Forensic science, also can be referred to as forensics, is any science used in the court of
law. (AAFS) Some of those sciences could be biology, toxicology, odontology, or pathology. One
or more of the sciences can come together to analyze objects or people in order to gather
information needed for a case in the court of law. There are many different aspects in forensic
science they can range anywhere from the specific pieces of evidence picked up such as cloth
fiber or a shoe print to the technicians and scientists who test and process the evidence. Paul L.
Kirk, the Father of Criminalistics, said this about evidence, Wherever he steps, whatever he
touches, whatever he leaves, even unconsciously, will serve as silent evidence against him. Not
only his fingerprints or his footprints, but his hair, the fibers from his clothes, the glass he breaks,
the tool mark he leaves, the paint he scratches, the blood or semen that he deposits or collects all these and more bear mute witness against him. This is a great example of how important
evidence is. Even though there is a range of specimens they all are needed to come together to be
used in the criminal justice system.
The technicians and scientists who analyze evidence are the most important part. Without
them there wouldnt be a way to use evidence in the justice system. No one would be there to
analyze and eventually prove a person was connected to a crime or not. There are many types of
positions in the field of forensic science, some can be specific and focus on one particular aspect,
such as a Ballistics Technician, others are more general. Examples of jobs people can have
include: Crime Scene Investigator (CSI), Crime Lab Analyst, Crime Scene Technician, Technical
Investigator, Forensic Photographer, and Fire Investigator. There are many more jobs available in
the forensics field, but those are glimpses of what is offered. Most, if not all, of the jobs will
handle and work with pieces of evidence and document finding to ensure everything was done
correctly.

When most people hear criminal investigation they think of some sort of violent crime.
Although violent crimes have an abundance of evidence there are numerous investigations that
use forensics. For example, normal everyday crimes, cold cases, arson cases, sexual assaults, and
missing persons can be identified all using information from a crime scene.
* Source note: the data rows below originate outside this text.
# KVM-Explorer/AscendPathTracing

Hardware: AMD Instinct MI355X
Metric: Mray/s (ray segments per second) at 1920x1080, 8 bounces, 256 spp, demo scene (higher is better)
Workload: dtype f32; 1 GPU; C2: gen_spheres() 8-sphere scene, 1920x1080, S=64 (256 spp), depth 8, rays generated on device (counter RNG, seed 0), K-mode arithmetic, all segments traced (no retirement); segments_per_gpu=4246732800, parallelism=single GPU

## Files before the change

ascendpathtracing_amd/csrc/apt_host.h:

```cpp
#pragma once
#include <stdint.h>

#include <mutex>

#include "../../include/render_mi355x.h"

#define APT_API __attribute__((visibility("default")))

namespace apt {

void clear_error();
int set_error(int code, const char *fmt, const char *detail = "");

constexpr uint32_t kDefaultRefillLanes = 32;
constexpr int kMaxStatusDevices = 16;

struct Debug {
    uint32_t queue_ppw = 0;
    uint32_t queue_nbuf = 0;
    uint32_t queue_lds_pad = 0;
    uint32_t grid_walk = 0;
    double grid_spheres_per_cell = 0;
};

}

struct apt_context {
    struct Values {
        apt_render_params params;
        unsigned long long *trace_counter;
        uint32_t refill_lanes;
        apt::Debug debug;
        bool has_camera = false;
        apt_camera camera;
    };
    apt_context();
    Values snapshot();
    void set_params(const apt_render_params &p);
    void set_trace_counter(unsigned long long *c);
    void set_refill_lanes(uint32_t lanes);
    void set_camera(const apt_camera *cam_or_null);
    int set_debug(const char *key, double value);
    int get_debug(const char *key, double *value);
// ... 15 lines not shown
```

ascendpathtracing_amd/csrc/host_helpers.cpp:

```cpp
#include <stdint.h>
#include <stdio.h>
#include <string.h>

#include <algorithm>
#include <cmath>
#include <cstdlib>
#include <vector>

#include <string>

#include "../../include/render_mi355x.h"
#include "apt_host.h"
#include "pt_core.h"
#include "pt_camera.h"
#include "pt_leaf.h"

namespace {
thread_local std::string t_err;
thread_local int t_status = APT_OK;
}

namespace apt {
void clear_error() { t_err.clear(); t_status = APT_OK; }
int set_error(int code, const char *fmt, const char *detail) {
// ... 3 lines not shown
    t_status = code;
    return code;
}
apt_context &default_context() {
    static apt_context ctx;
    return ctx;
}
}

namespace {
double env_number(const char *name) {
    const char *e = getenv(name);
    return e ? atof(e) : 0.0;
}
}
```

In every crime there
is some sort of evidence either left behind by people or created because of the crime. The
evidence can be used to prove someone committed the crime, who the victim(s) were, and what
took place and in what sequence.
Cold cases are a very unique kind of case in the criminal justice system. The definition of
a cold case can vary, but the basics are the same. According to the National Institute of Justice a
cold case is, any case whose probative investigative leads have been exhausted. Meaning there
is no people or objects available to move the case forward. This doesnt mean the case will never
get solved, but unfortunately it does happen from time to time. Most cases that are cold became
cold before the time when DNA technology became abundant. All evidence in cold cases is
kept for the specific reason there could be a chance the case could be opened again. This means
after crime labs have the capability for DNA testing they can open cold cases again and test
objects like hair, body fluids, or skin giving investigators more leads and possibly a conviction.
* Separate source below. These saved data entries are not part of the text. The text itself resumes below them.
# BaeHann/feature_level_style_transfer_for_TSC

Measured on AMD Instinct MI355X. Metric: train-step samples/sec (univariate TS, len=512, batch=256) at 1/2/4/8 MI355X, higher is better.
Workload: dtype bf16x3

## Files before the change

### feature_level_style_transfer_for_tsc_amd/_lib.py

```python
from __future__ import annotations

import ctypes
import os
from ctypes import POINTER, Structure, c_char_p, c_float, c_int, c_int32, c_int64, c_void_p
from typing import Optional

import torch

ABI_VERSION = 16
_LIB_NAME = "libfst_hip.so"
_HERE = os.path.dirname(os.path.abspath(__file__))
LIB_PATH = os.environ.get("FST_HIP_LIB", os.path.join(_HERE, _LIB_NAME))


class FstLibraryError(RuntimeError):
    pass


class WSrc(Structure):
    _fields_ = [("w", c_void_p), ("off0", c_int64), ("sm", c_int64), ("sc", c_int64), ("st", c_int64)]


_P = c_void_p
_I32P = c_void_p
_SIGNATURES = {
    "fst_version": (c_int, []),
    "fst_last_error": (c_char_p, []),
    "fst_pack_weights": (c_int, [_I32P, _I32P, c_int, POINTER(WSrc), POINTER(WSrc), c_int, c_int, c_int, c_int, _P, c_void_p]),
    "fst_pack_weights_bf16x3": (c_int, [_I32P, _I32P, c_int, POINTER(WSrc), POINTER(WSrc), c_int, c_int, c_int, c_int, _P, c_void_p]),
    "fst_unpack_weights": (c_int, [_I32P, _I32P, c_int, _P, c_int, _P, c_int64, c_int64, c_int64, c_int64,
                                   _P, c_int64, c_int64, c_int64, c_int64, c_int, c_void_p]),
    "fst_mask_taps": (c_int, [_P, _I32P, _I32P, c_int, c_int, c_int, c_void_p]),
    "fst_conv_gemm": (c_int, [_P, c_int64, _P, c_int64, _P, _I32P, _I32P, c_int, _P, _P, c_int64, _P, c_int64,
                              _P, c_int64, c_int, c_int, c_int, c_int, c_int, c_int, c_int, c_int, c_void_p]),
    "fst_conv_wgrad": (c_int, [_P, c_int64, _P, c_int64, _P, c_int64, _P, c_int64, c_int, _P, _I32P, _I32P, c_int,
                               c_int, c_int, c_int, c_int, c_int, c_int64, c_void_p]),
    "fst_conv_last_route": (c_int, [POINTER(c_int32)]),
    "fst_row_sum": (c_int, [_P, c_int64, c_int, c_int, c_int, _P, c_void_p]),
    "fst_bn_stats": (c_int, [_P, c_int, c_int, c_int, _P, c_int64, c_void_p]),
    "fst_bn_finalize": (c_int, [_P, c_int, _P, _P, _P, _P, c_int, c_int, c_float, c_float, _P, c_void_p]),
    "fst_bn_apply": (c_int, [_P, _P, _P, _P, _P, c_int, c_int, c_int, c_int, c_int64, c_void_p]),
    "fst_bn_bwd_reduce": (c_int, [_P, _P, _P, _P, c_int, c_int, c_int, c_int, _P, c_int64, c_void_p]),
    "fst_bn_bwd_apply": (c_int, [_P, _P, _P, _P, _P, c_int, _P, _P, _P, c_int, c_int, c_int, c_int, c_int, c_int, c_int64, c_void_p]),
    "fst_bn_bwd_reduce_join": (c_int, [_P, _P, _P, _P, _P, c_int, c_int, c_int, _P, _P, c_int64, c_void_p]),
    "fst_bn_bwd_apply_join": (c_int, [_P, _P, _P, _P, _P, _P, _P, c_int, _P, _P, _P, _P, _P, _P, c_int, c_int, c_int, c_int, c_int,
                                      c_int64, c_void_p]),
    "fst_gate_fwd": (c_int, [_P, _P, c_int, c_int, c_int, c_int64, c_void_p]),
    "fst_gate_bwd": (c_int, [_P, _P, _P, c_int, c_int, c_int, c_int64, c_void_p]),
    "fst_coupling_sum_slots": (c_int64, [c_int, c_int, c_int]),
    "fst_coupling_fwd": (c_int, [_P, _P, _P, c_int, c_int, c_int, c_int64, _P, c_void_p]),
    "fst_coupling_bwd": (c_int, [_P, _P, _P, _P, _P, _P, _P, _P, c_int, c_int, c_int, c_int64, c_void_p]),
    "fst_coupling_inv_fwd": (c_int, [_P, _P, _P, c_int, c_int, c_int, c_int64, c_void_p]),
    "fst_coupling_inv_bwd": (c_int, [_P, _P, _P, _P, _P, c_int, c_int, c_int, c_int64, c_void_p]),
    "fst_rmsprop_multi": (c_int, [_P, _P, _P, _P, _P, c_int, c_float, c_float, c_void_p]),
    "fst_adam_multi": (c_int, [_P, _P, _P, _P, _P, c_int, _P, c_float, c_float, c_float, c_float, c_void_p]),
    "fst_rmsprop_multi_dev": (c_int, [_P, _P, _P, _P, _P, c_int, c_float, c_float, c_void_p]),
    "fst_adam_multi_dev": (c_int, [_P, _P, _P, _P, _P, c_int, _P, _P, c_float, c_float, c_float, c_void_p]),
    "fst_wn_stack_fwd_ok": (c_int, [c_int, c_int, c_int, c_int]),
    "fst_wn_stack_fwd": (c_int, [_P, _P, _P, c_int64, _P, _P, _P, c_int64, _P, c_int, c_int, c_int, c_int, c_int, c_int64, c_void_p]),
    "fst_wn_stack_bwd_ok": (c_int, [c_int, c_int, c_int, c_int]),
    "fst_wn_stack_bwd": (c_int, [_P, _P, _P, _P, _P, _P, _P, _P, _P, c_int64, c_int, c_int, c_int, c_int, c_int, c_int64, c_void_p]),
    "fst_wn_wgrad_ok": (c_int, [c_int, c_int, c_int, c_int, c_int, c_int]),
    "fst_wn_wgrad_workspace_floats": (c_int64, [c_int, c_int, c_int, c_int, c_int, c_int]),
    "fst_wn_wgrad_in": (c_int, [_P, _P, _P, c_int, c_int64, _P, _P, _P, c_int64, c_int, c_int, c_int, c_int, c_int, c_int, c_int64,
                                c_void_p]),
    "fst_wn_wgrad_rs": (c_int, [_P, _P, _P, c_int, _P, _P, c_int64, c_int, c_int, c_int, c_int, c_int64, c_void_p]),
    "fst_nt_gemm_workspace_floats": (c_int64, [c_int, c_int, c_int]),
    "fst_nt_gemm": (c_int, [_P, _P, _P, _P, c_int64, c_int, c_int, c_int, _P, _P, c_int, c_float, _P, c_void_p]),
    "fst_tap_wgrad_ok": (c_int, [c_int, c_int, c_int, c_int, c_int, c_int, c_int]),
    "fst_tap_wgrad_workspace_floats": (c_int64, [c_int, c_int, c_int, c_int, c_int]),
    "fst_tap_wgrad": (c_int, [_P, _P, _P, _P, c_int64, c_int, c_int, c_int, c_int, c_int, c_int, c_int, c_int, c_int64, c_int64, c_void_p]),
    "fst_dense_tap_wgrad_ok": (c_int, [c_int, c_int, c_int, c_int, c_int, c_int]),
    "fst_dense_tap_wgrad_workspace_floats": (c_int64, [c_int, c_int, c_int, c_int, c_int]),
    "fst_dense_tap_wgrad": (c_int, [_P, _P, _P, _P, c_int64, c_int, c_int, c_int, c_int, c_int, c_int, c_int64, c_int64, c_void_p]),
    "fst_wn_last_route": (c_int, [POINTER(c_int32)]),
    "fst_relu_bwd": (c_int, [_P, _P, _P, c_int64, c_void_p]),
    "fst_gemm_workspace_floats": (c_int64, [c_int, c_int, c_int]),
    "fst_gemm": (c_int, [_P, c_int64, c_int, _P, c_int64, c_int, _P, c_int64, c_int, c_int, c_int, _P, c_int, c_float, _P, c_int64,
                         c_void_p]),
    "fst_act_bwd": (c_int, [_P, _P, _P, c_int64, c_float, c_void_p]),
    "fst_batch_sum": (c_int, [_P, _P, _P, c_int, c_int64, c_int, c_void_p]),
    "fst_noise_transfer_fwd": (c_int, [_P, c_int, c_int, _P, _P, c_float, c_float, _P, _P, _P, _P, _P, _P, _P, c_int, c_int, c_void_p]),
    "fst_bcast_add": (c_int, [_P, _P, _P, c_int, c_int64, c_void_p]),
    "fst_noise_transfer_bwd": (c_int, [_P, c_int, _P, _P, _P, _P, c_int, c_int, c_void_p]),
    "fst_noise_transfer_dw": (c_int, [_P, _P, _P, _P, c_int, c_int, c_void_p]),
    "fst_noise_transfer_bwd_apply": (c_int, [_P, _P, _P, _P, c_float, c_float, c_int, _P, _P, c_int64, c_void_p]),
    "fst_wn_fold_fwd": (c_int, [_P, c_int, _P, _P, c_void_p]),
    "fst_wn_fold_bwd": (c_int, [_P, c_int, _P, _P, _P, c_void_p]),
    "fst_logdet_inv": (c_int, [_P, c_int, _P, _P, c_void_p]),
    "fst_wn_image_bytes": (c_int64, [c_int, c_int]),
    "fst_wn_pack": (c_int, [_P, _P, _P, _P, _P, _P, c_int, c_int, c_int, c_int, _P, c_int64, c_void_p]),
    "fst_wn_layer_fwd": (c_int, [_P, c_int64, _P, c_int64, _P, c_int64, _P, _P, _P, _P, c_int, c_int, c_int, c_int, c_int, c_int,
                                 c_int, c_int64, c_void_p]),
    "fst_wn_bwd_image_bytes": (c_int64, [c_int, c_int]),
    "fst_wn_pack_bwd": (c_int, [_P, c_int, c_int, c_int, _P, c_int64, c_void_p]),
    "fst_wn_layer_bwd": (c_int, [_P, _P, _P, _P, c_int64, _P, _P, c_int64, c_int, c_int, c_int, c_int, c_int64, c_void_p]),
    "fst_wn_dgrad_image_bytes": (c_int64, [c_int]),
    "fst_wn_pack_dgrad": (c_int, [_P, _P, c_int, c_int, c_int, _P, c_int64, c_void_p]),
    "fst_wn_dgrad_fits": (c_int, [c_int, c_int, c_int]),
    "fst_wn_layer_dgrad": (c_int, [_P, _P, c_int64, _P, _P, _P, _P, c_int64, c_int, c_int, c_int, c_int, c_int, c_int64, c_int64,
                                   c_void_p]),
    "fst_gru_fwd": (c_int, [_P, _P, _P, _P, _P, _I32P, c_int, c_int, c_int, c_int, c_int64, c_void_p]),
    "fst_gru_bwd": (c_int, [_P, _P, _P, _P, _I32P, c_int, _P, _P, c_int, c_int, c_int, c_int64, c_void_p]),
    "fst_lstm2_fwd": (c_int, [_P, _P, _P, _P, c_int, c_int, c_int64, c_void_p]),
    "fst_lstm2_bwd": (c_int, [_P, _P, _P, _P, _P, c_int, c_int, c_int64, c_void_p]),
    "fst_axpy": (c_int, [_P, _P, c_float, c_int64, c_void_p]),
    "fst_add_slices": (c_int, [_P, c_int64, _P, c_int64, _P, c_int64, c_int, c_int, c_int, c_void_p]),
    "fst_cpc_workspace_floats": (c_int64, [c_int, c_int, c_int, c_int]),
    "fst_cpc_nce_slots": (c_int64, [c_int, c_int, c_int, c_int]),
    "fst_cpc_nce_fwd": (c_int, [_P, c_int64, c_int64, c_int64, _I32P, _P, c_int, c_int, c_int, c_int, c_int, _P, _P, _P, c_void_p]),
    "fst_cpc_nce_bwd": (c_int, [_P, c_int64, c_int64, c_int64, _I32P, _P, _P, c_int, c_int, c_int, c_int, c_int, _P, _P, _P,
                                c_void_p]),
}
EXPORTED_SYMBOLS = tuple(_SIGNATURES)
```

Another unique category of cases is arsons. They are one of the six crimes classified as
part 1 offenses by the Uniform Crime Report. The definition of arson is, the malicious burning
of another's house or property, or in some statutes, the burning of one's own house or property, as
to collect insurance. (Dictionary.com) Fire investigators collect evidence such as samples of
burned areas, specific devices if they think the fire was intentional, photographs of burn patterns,
and in the worse case, bodies could be recovered. Burn patterns are a peculiar piece of evidence
because it is not the normal type of evidence thought of, but is just a crucial. The patterns are

similar to blood splatters and can give just as much information. They help show the course of
the fire and, on good days, where the fire started. Fire Investigators goals are to determine if the
fire was accidental or deliberate, what caused the fire, where it started, and if there were
tampered items or accelerants used. If it was deliberate the person who caused it will be charged
with arson and most likely convicted after a trial.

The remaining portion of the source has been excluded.